[Collected data]
——————
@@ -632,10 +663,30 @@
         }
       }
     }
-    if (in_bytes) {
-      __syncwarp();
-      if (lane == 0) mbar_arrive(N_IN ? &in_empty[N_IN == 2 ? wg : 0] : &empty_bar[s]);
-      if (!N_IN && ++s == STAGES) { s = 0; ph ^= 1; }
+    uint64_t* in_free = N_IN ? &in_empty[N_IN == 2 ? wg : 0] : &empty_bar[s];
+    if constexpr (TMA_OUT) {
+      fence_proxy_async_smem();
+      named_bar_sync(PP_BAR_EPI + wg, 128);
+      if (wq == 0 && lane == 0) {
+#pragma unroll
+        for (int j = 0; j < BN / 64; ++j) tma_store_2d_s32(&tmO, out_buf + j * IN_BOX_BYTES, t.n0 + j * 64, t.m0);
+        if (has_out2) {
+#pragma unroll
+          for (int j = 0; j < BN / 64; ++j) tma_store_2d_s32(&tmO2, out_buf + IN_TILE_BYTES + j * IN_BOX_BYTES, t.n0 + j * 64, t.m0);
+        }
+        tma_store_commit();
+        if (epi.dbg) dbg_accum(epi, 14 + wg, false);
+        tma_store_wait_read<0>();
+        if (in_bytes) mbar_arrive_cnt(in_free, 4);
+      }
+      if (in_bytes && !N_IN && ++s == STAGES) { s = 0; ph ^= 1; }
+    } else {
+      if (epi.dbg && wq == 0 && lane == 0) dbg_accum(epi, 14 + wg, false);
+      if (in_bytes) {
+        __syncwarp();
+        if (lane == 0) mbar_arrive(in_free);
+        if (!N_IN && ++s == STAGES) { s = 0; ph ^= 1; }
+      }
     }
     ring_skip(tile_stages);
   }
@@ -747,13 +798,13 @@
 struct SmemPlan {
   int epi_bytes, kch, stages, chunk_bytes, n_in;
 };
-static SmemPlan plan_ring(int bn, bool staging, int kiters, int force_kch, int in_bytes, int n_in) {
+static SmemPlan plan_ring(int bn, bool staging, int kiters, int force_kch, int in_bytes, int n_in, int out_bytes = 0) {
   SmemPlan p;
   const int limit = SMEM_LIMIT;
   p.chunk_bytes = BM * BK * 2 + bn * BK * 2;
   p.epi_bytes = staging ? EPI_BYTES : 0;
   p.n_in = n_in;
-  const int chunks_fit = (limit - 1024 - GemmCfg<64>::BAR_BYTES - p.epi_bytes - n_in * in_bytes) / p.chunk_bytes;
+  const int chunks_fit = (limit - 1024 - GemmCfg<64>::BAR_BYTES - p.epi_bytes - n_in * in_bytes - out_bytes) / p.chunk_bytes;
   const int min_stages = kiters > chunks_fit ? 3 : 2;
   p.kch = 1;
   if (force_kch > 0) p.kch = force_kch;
——————
◆ Requirement: Each entry above should be repeated exactly, with no line left out.

◆ Result of this task:
@@ -632,10 +663,30 @@
         }
       }
     }
-    if (in_bytes) {
-      __syncwarp();
-      if (lane == 0) mbar_arrive(N_IN ? &in_empty[N_IN == 2 ? wg : 0] : &empty_bar[s]);
-      if (!N_IN && ++s == STAGES) { s = 0; ph ^= 1; }
+    uint64_t* in_free = N_IN ? &in_empty[N_IN == 2 ? wg : 0] : &empty_bar[s];
+    if constexpr (TMA_OUT) {
+      fence_proxy_async_smem();
+      named_bar_sync(PP_BAR_EPI + wg, 128);
+      if (wq == 0 && lane == 0) {
+#pragma unroll
+        for (int j = 0; j < BN / 64; ++j) tma_store_2d_s32(&tmO, out_buf + j * IN_BOX_BYTES, t.n0 + j * 64, t.m0);
+        if (has_out2) {
+#pragma unroll
+          for (int j = 0; j < BN / 64; ++j) tma_store_2d_s32(&tmO2, out_buf + IN_TILE_BYTES + j * IN_BOX_BYTES, t.n0 + j * 64, t.m0);
+        }
+        tma_store_commit();
+        if (epi.dbg) dbg_accum(epi, 14 + wg, false);
+        tma_store_wait_read<0>();
+        if (in_bytes) mbar_arrive_cnt(in_free, 4);
+      }
+      if (in_bytes && !N_IN && ++s == STAGES) { s = 0; ph ^= 1; }
+    } else {
+      if (epi.dbg && wq == 0 && lane == 0) dbg_accum(epi, 14 + wg, false);
+      if (in_bytes) {
+        __syncwarp();
+        if (lane == 0) mbar_arrive(in_free);
+        if (!N_IN && ++s == STAGES) { s = 0; ph ^= 1; }
+      }
     }
     ring_skip(tile_stages);
   }
@@ -747,13 +798,13 @@
 struct SmemPlan {
   int epi_bytes, kch, stages, chunk_bytes, n_in;
 };
-static SmemPlan plan_ring(int bn, bool staging, int kiters, int force_kch, int in_bytes, int n_in) {
+static SmemPlan plan_ring(int bn, bool staging, int kiters, int force_kch, int in_bytes, int n_in, int out_bytes = 0) {
   SmemPlan p;
   const int limit = SMEM_LIMIT;
   p.chunk_bytes = BM * BK * 2 + bn * BK * 2;
   p.epi_bytes = staging ? EPI_BYTES : 0;
   p.n_in = n_in;
-  const int chunks_fit = (limit - 1024 - GemmCfg<64>::BAR_BYTES - p.epi_bytes - n_in * in_bytes) / p.chunk_bytes;
+  const int chunks_fit = (limit - 1024 - GemmCfg<64>::BAR_BYTES - p.epi_bytes - n_in * in_bytes - out_bytes) / p.chunk_bytes;
   const int min_stages = kiters > chunks_fit ? 3 : 2;
   p.kch = 1;
   if (force_kch > 0) p.kch = force_kch;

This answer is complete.